Description of the task:
Copy each record below without changing a single word.

Dataset entries:
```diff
-        LAUNCHT("Intersect shadow", k.shadow, k.gridShadow, ctx->svHost, ctx->ws, ctx->fast, ctx->spillArea(), cursor, ctx->cursorChunkShadow, (const int *)nullptr);
-        if (k.shadowGen)
-            LAUNCHT("Intersect shadow: rays that met a general primitive", k.shadowGen, k.gridShadowGen, ctx->svHost, ctx->ws, ctx->fast, ctx->spillArea(), (int *)nullptr, ctx->cursorChunkShadow, (const int *)ctx->ws.deferQ);
-    } else
-        LAUNCH("Intersect shadow", (anim ? k_intersect_shadow<false, true> : k_intersect_shadow<false, false>), gridFor(ctx->maxQueueSize), ctx->svHost, ctx->ws, ctx->stackSpill);
-    LAUNCH("Reset shadowRayQueue", k_reset, 1, ctx->ws, (1u << CNT_SHADOW) | (1u << CNT_CURSOR_SHADOW) | (1u << CNT_DEFER_SHADOW), 65 + statDepth(depth), CNT_SHADOW);
-    ctx->cursorDirty[1] = false;
+    return ShadowStage(ctx, depth, ctx->stream, ctx->stackSpill);
+}
+static int IssueShadowAside(wf_ctx *ctx, int depth) {
+    HIPCHK(hipEventRecord(ctx->evShadowFork, ctx->stream));
+    HIPCHK(hipStreamWaitEvent(ctx->stream3, ctx->evShadowFork, 0));
+    if (int e = ShadowStage(ctx, depth, ctx->stream3, ctx->stackSpill2)) return e;
+    HIPCHK(hipEventRecord(ctx->evShadowJoin, ctx->stream3));
+    ctx->shadowPending = true;
+    return 0;
+}
+static int JoinShadow(wf_ctx *ctx) {
+    if (!ctx->shadowPending) return 0;
+    HIPCHK(hipStreamWaitEvent(ctx->stream, ctx->evShadowJoin, 0));
+    ctx->shadowPending = false;
     return 0;
 }
 int wf_subsurface_probe(wf_ctx *ctx, int depth) {
@@ -2829,9 +2882,10 @@
     return 0;
 }
 
-int wf_render_pass(wf_ctx *ctx, int y0, int sample_index) {
-    if (int e = checkReady(ctx)) return e;
+static int RenderPass(wf_ctx *ctx, int y0, int sample_index) {
     int e;
+    const bool aside = ctx->stackSpill2 != nullptr && FrameOverlapScene(ctx) && ctx->profile != 1 && !ctx->traceLaunch && !ctx->countTraversal;
+    const bool skipLastSamples = ctx->samplesShaded && !ctx->svHost.haveMedia && !ctx->svHost.haveSubsurface;
     if ((e = wf_reset_ray_queue(ctx, 0))) return e;
     if ((e = wf_gen_camera_rays(ctx, y0, sample_index))) return e;
     for (int depth = 0; true; ++depth) {
@@ -2839,20 +2893,35 @@
         ctx->deferJoin = ctx->fastOk && !ctx->countTraversal && !ctx->svHost.haveMix;
         if ((e = wf_intersect_closest(ctx, depth))) { ctx->deferJoin = false; return e; }
         ctx->deferJoin = false;
-        if ((e = wf_gen_ray_samples(ctx, depth, sample_index))) return e;
+        if (!(skipLastSamples && depth == ctx->maxDepth) && (e = wf_gen_ray_samples(ctx, depth, sample_index))) return e;
         if ((e = JoinRetrace(ctx))) return e;
+        if ((e = JoinShadow(ctx))) return e;
         if ((e = wf_medium_sample(ctx, depth))) return e;
         if ((e = wf_handle_escaped(ctx, depth))) return e;
         if ((e = wf_handle_emissive(ctx, depth))) return e;
         if (depth == ctx->maxDepth) break;
         if ((e = EvalMaterials(ctx, depth))) return e;
+        if (aside && (ctx->frameOverlap == 1 || depth >= FRAME_OVERLAP_THIN_DEPTH)) {
+            if ((e = IssueShadowAside(ctx, depth))) return e;
+            continue;
+        }
         if ((e = ctx->svHost.haveMedia ? wf_intersect_shadow_tr(ctx, depth) : wf_intersect_shadow(ctx, depth))) return e;
         if (ctx->svHost.haveSubsurface) {
             if ((e = wf_subsurface_probe(ctx, depth)) || (e = wf_intersect_one_random(ctx)) || (e = wf_subsurface_scatter(ctx, depth))) return e;
             if ((e = ctx->svHost.haveMedia ? wf_intersect_shadow_tr(ctx, depth) : wf_intersect_shadow(ctx, depth))) return e;
         }
     }
+    if ((e = JoinShadow(ctx))) return e;
     return wf_update_film(ctx);
+}
+int wf_render_pass(wf_ctx *ctx, int y0, int sample_index) {
+    if (int e = checkReady(ctx)) return e;
+    const int e = RenderPass(ctx, y0, sample_index);
+    if (e) {
+        (void)hipStreamSynchronize(ctx->stream3);
+        ctx->shadowPending = false;
+    }
+    return e;
 }
 
 int wf_film_download(wf_ctx *ctx, double *dst) {
```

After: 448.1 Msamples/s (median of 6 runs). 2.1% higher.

Reply to the exercise:
```diff
-        LAUNCHT("Intersect shadow", k.shadow, k.gridShadow, ctx->svHost, ctx->ws, ctx->fast, ctx->spillArea(), cursor, ctx->cursorChunkShadow, (const int *)nullptr);
-        if (k.shadowGen)
-            LAUNCHT("Intersect shadow: rays that met a general primitive", k.shadowGen, k.gridShadowGen, ctx->svHost, ctx->ws, ctx->fast, ctx->spillArea(), (int *)nullptr, ctx->cursorChunkShadow, (const int *)ctx->ws.deferQ);
-    } else
-        LAUNCH("Intersect shadow", (anim ? k_intersect_shadow<false, true> : k_intersect_shadow<false, false>), gridFor(ctx->maxQueueSize), ctx->svHost, ctx->ws, ctx->stackSpill);
-    LAUNCH("Reset shadowRayQueue", k_reset, 1, ctx->ws, (1u << CNT_SHADOW) | (1u << CNT_CURSOR_SHADOW) | (1u << CNT_DEFER_SHADOW), 65 + statDepth(depth), CNT_SHADOW);
-    ctx->cursorDirty[1] = false;
+    return ShadowStage(ctx, depth, ctx->stream, ctx->stackSpill);
+}
+static int IssueShadowAside(wf_ctx *ctx, int depth) {
+    HIPCHK(hipEventRecord(ctx->evShadowFork, ctx->stream));
+    HIPCHK(hipStreamWaitEvent(ctx->stream3, ctx->evShadowFork, 0));
+    if (int e = ShadowStage(ctx, depth, ctx->stream3, ctx->stackSpill2)) return e;
+    HIPCHK(hipEventRecord(ctx->evShadowJoin, ctx->stream3));
+    ctx->shadowPending = true;
+    return 0;
+}
+static int JoinShadow(wf_ctx *ctx) {
+    if (!ctx->shadowPending) return 0;
+    HIPCHK(hipStreamWaitEvent(ctx->stream, ctx->evShadowJoin, 0));
+    ctx->shadowPending = false;
     return 0;
 }
 int wf_subsurface_probe(wf_ctx *ctx, int depth) {
@@ -2829,9 +2882,10 @@
     return 0;
 }
 
-int wf_render_pass(wf_ctx *ctx, int y0, int sample_index) {
-    if (int e = checkReady(ctx)) return e;
+static int RenderPass(wf_ctx *ctx, int y0, int sample_index) {
     int e;
+    const bool aside = ctx->stackSpill2 != nullptr && FrameOverlapScene(ctx) && ctx->profile != 1 && !ctx->traceLaunch && !ctx->countTraversal;
+    const bool skipLastSamples = ctx->samplesShaded && !ctx->svHost.haveMedia && !ctx->svHost.haveSubsurface;
     if ((e = wf_reset_ray_queue(ctx, 0))) return e;
     if ((e = wf_gen_camera_rays(ctx, y0, sample_index))) return e;
     for (int depth = 0; true; ++depth) {
@@ -2839,20 +2893,35 @@
         ctx->deferJoin = ctx->fastOk && !ctx->countTraversal && !ctx->svHost.haveMix;
         if ((e = wf_intersect_closest(ctx, depth))) { ctx->deferJoin = false; return e; }
         ctx->deferJoin = false;
-        if ((e = wf_gen_ray_samples(ctx, depth, sample_index))) return e;
+        if (!(skipLastSamples && depth == ctx->maxDepth) && (e = wf_gen_ray_samples(ctx, depth, sample_index))) return e;
         if ((e = JoinRetrace(ctx))) return e;
+        if ((e = JoinShadow(ctx))) return e;
         if ((e = wf_medium_sample(ctx, depth))) return e;
         if ((e = wf_handle_escaped(ctx, depth))) return e;
         if ((e = wf_handle_emissive(ctx, depth))) return e;
         if (depth == ctx->maxDepth) break;
         if ((e = EvalMaterials(ctx, depth))) return e;
+        if (aside && (ctx->frameOverlap == 1 || depth >= FRAME_OVERLAP_THIN_DEPTH)) {
+            if ((e = IssueShadowAside(ctx, depth))) return e;
+            continue;
+        }
         if ((e = ctx->svHost.haveMedia ? wf_intersect_shadow_tr(ctx, depth) : wf_intersect_shadow(ctx, depth))) return e;
         if (ctx->svHost.haveSubsurface) {
             if ((e = wf_subsurface_probe(ctx, depth)) || (e = wf_intersect_one_random(ctx)) || (e = wf_subsurface_scatter(ctx, depth))) return e;
             if ((e = ctx->svHost.haveMedia ? wf_intersect_shadow_tr(ctx, depth) : wf_intersect_shadow(ctx, depth))) return e;
         }
     }
+    if ((e = JoinShadow(ctx))) return e;
     return wf_update_film(ctx);
+}
+int wf_render_pass(wf_ctx *ctx, int y0, int sample_index) {
+    if (int e = checkReady(ctx)) return e;
+    const int e = RenderPass(ctx, y0, sample_index);
+    if (e) {
+        (void)hipStreamSynchronize(ctx->stream3);
+        ctx->shadowPending = false;
+    }
+    return e;
 }
 
 int wf_film_download(wf_ctx *ctx, double *dst) {
```

After: 448.1 Msamples/s (median of 6 runs). 2.1% higher.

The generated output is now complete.